Ensuite parce que les années 2008-2009 marquent l’effondrement des croyances à la fois triomphalistes et optimistes qui ont dominé l’Occident – Etats-Unis et Europe – depuis la disparition de l’URSS, et qui nous dispensaient, croyait-on, de comprendre un monde qui nous était acquis. Fin de l’histoire. Avènement d’une «communauté» internationale unifiée autour de l’économie de marché, de la démocratie et des droits de l’Homme, mise à part quelques dictatures anachroniques condamnées par l’évolution. Affirmation de «nouveaux acteurs» supplantant les Etats: ONG, société civile internationale, justice internationale, etc. Gouvernance mondiale. Ingérence. Objectifs du millénaire, etc. Cela fait une vingtaine d’années que les européens baignent dans cette ambiance «post-tragique». Ils ont été choqués par G. W. Bush, sa propension à recourir unilatéralement à la force, sans voir qu’ils partageaient avec lui la croyance dans la mission prosélyte de l’Occident, tout en ne prétendant voir dans le «choc des civilisations» qu’une théorie erronée au lieu d’un risque réel.

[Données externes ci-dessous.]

+#pragma unroll
+                    for (int j = 0; j < CB; ++j) {
+                        if constexpr (ABL & 2) asm volatile("" ::"v"(wf[j][kt * 2 + ks]), "v"(af[kt & 1][i][ks]));
+                        else acc[i][j] = __builtin_amdgcn_mfma_f32_16x16x32_bf16(wf[j][kt * 2 + ks], af[kt & 1][i][ks], acc[i][j], 0, 0, 0);
+                    }
+            __builtin_amdgcn_s_setprio(0);
+        }
+#pragma unroll
+        for (int i = 0; i < 2; ++i)
+#pragma unroll
+            for (int j = 0; j < CB; ++j) {
+                const int ml = wm * 32 + i * 16 + li;
+                const int c = (wn * 32 + j * 16) / 4 + g;
+                *reinterpret_cast<f32x4*>(ct + ml * CW + ((c ^ (ml & 7)) << 2)) = acc[i][j];
+            }
+        lds_done();
+        __builtin_amdgcn_s_barrier();
+#pragma unroll
+        for (int q = 0; q < NQ; ++q) {
+            const f32x4 t = *reinterpret_cast<const f32x4*>(cq_p + q * RQ * CW);
+            float v0, v1, v2, v3;
+            if constexpr (DXL) {
+                v0 = __uint_as_float(gt[q][0] << 16) > 0.f ? t[0] : 0.f;
+                v1 = __uint_as_float(gt[q][0] & 0xffff0000u) > 0.f ? t[1] : 0.f;
+                v2 = __uint_as_float(gt[q][1] << 16) > 0.f ? t[2] : 0.f;
+                v3 = __uint_as_float(gt[q][1] & 0xffff0000u) > 0.f ? t[3] : 0.f;
+            } else {
+                v0 = fmaxf(t[0] + bq[0], 0.f);
+                v1 = fmaxf(t[1] + bq[1], 0.f);
+                v2 = fmaxf(t[2] + bq[2], 0.f);
+                v3 = fmaxf(t[3] + bq[3], 0.f);
+            }
+            u32x2 o;
+            o[0] = pack2bf(v0, v1);
+            o[1] = pack2bf(v2, v3);
+            if constexpr (ABL & 1) asm volatile("" ::"v"(o));
+            else gst2(out_p + ((int64_t)s * 64 + q * RQ) * a.epi.ldo, o);
+        }
+        constexpr int NST = (ABL & 1) ? 0 : NQ;
+        if constexpr (!LAST) {
+            if constexpr (DXL) {
+                wait_gates<NST>(gn);
+                park_gates(gn);
+            } else {
+                wait_vmcnt<NST>();
+            }
+        }
+    };
+    using T = std::true_type; using F = std::false_type;
+    if (steps == 1) { step(T{}, T{}, 0); return; }
+    step(T{}, F{}, 0);
+    int s = 1;
+    for (; s + 1 < steps; ++s) step(F{}, F{}, s);
+    step(F{}, T{}, s);
+}
+
+}
+
+struct StreamGrid { int nsl, chunks, steps; };
+
+template <int LAYOUT, int KS>
+__global__ __launch_bounds__(NT, 1) void gemm_stream_kernel(GemmArgs a, StreamGrid gr) {
+    __shared__ __attribute__((aligned(16))) bf16_t smem[2 * (KS / 2) * 4096 + 64 * CW * 2];
+    const int bx = (int)blockIdx.x;
+    const int chunk = bx / gr.nsl, slice = bx - chunk * gr.nsl;
+    const int tiles = a.M / 64;
+    const int t0 = chunk * gr.steps;
+    const int steps = min(gr.steps, tiles - t0);
+    if (chunk >= gr.chunks || steps <= 0) return;
+    gemm_stream_body<LAYOUT, KS>(a, slice, t0, steps, smem);
+}
+
+static int g_gemm_stream = 1;
+void gemm_stream_set(int v) { g_gemm_stream = v; }
+
+bool gemm_stream_ok(int layout, int epi, int M, int N, int K) {
+    if (g_gemm_stream == 0) return false;
+    const bool pair = (layout == DMVAE_GEMM_FWD && epi == DMVAE_EPI_BIAS_RELU) || (layout == DMVAE_GEMM_DX && epi == DMVAE_EPI_RELU_MASK);
+    if (!pair || K != 512 || M <= 0 || N <= 0 || M % 64 || N % CW || N / CW > SLOTS) return false;
+    if (g_gemm_stream >= 2) return true;
+    return M >= 4096 && N >= 2048;
+}
+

Or, ils se réveillent dans un monde très différent où les rapports de force, les Etats, les stratégies de puissance ont retrouvé (gardé?) toute leur importance. Où la mondialisation, activement poussée depuis des décennies par les Etats-Unis et les entreprises globales occidentales, a libéré l’énergie colossale de puissances qui émergent ou réémergent et vont prendre sur ce terrain leur revanche sur les quatre ou cinq siècles écoulés. Il ne s’agit pas seulement de la Chine, de l’Inde ou de la Russie, mais aussi de dizaines d’autres moins importantes mais aussi dynamiques et ambitieuses. Les Européens et les Américains doivent constater que ces derniers temps, ils n’ont pas réussi à fléchir les Birmans, ni à impressionner la Chine, ni à dissuader les Russes, ni à convaincre les Iraniens, ni à contraindre les Soudanais ou à maîtriser les Afghans, ni même sur un tout autre plan, à ce que l’Inde accepte le compromis final à l’OMC. En plus, pour régler un conflit, la coopération de tel ou tel pays est indispensable aux occidentaux, alors même qu’il est la cible de pressions ou de sanctions par les mêmes occidentaux dans un autre conflit, et ainsi de suite. Cela ne peut pas marcher. Il n’y a pas encore de «nouvel ordre international»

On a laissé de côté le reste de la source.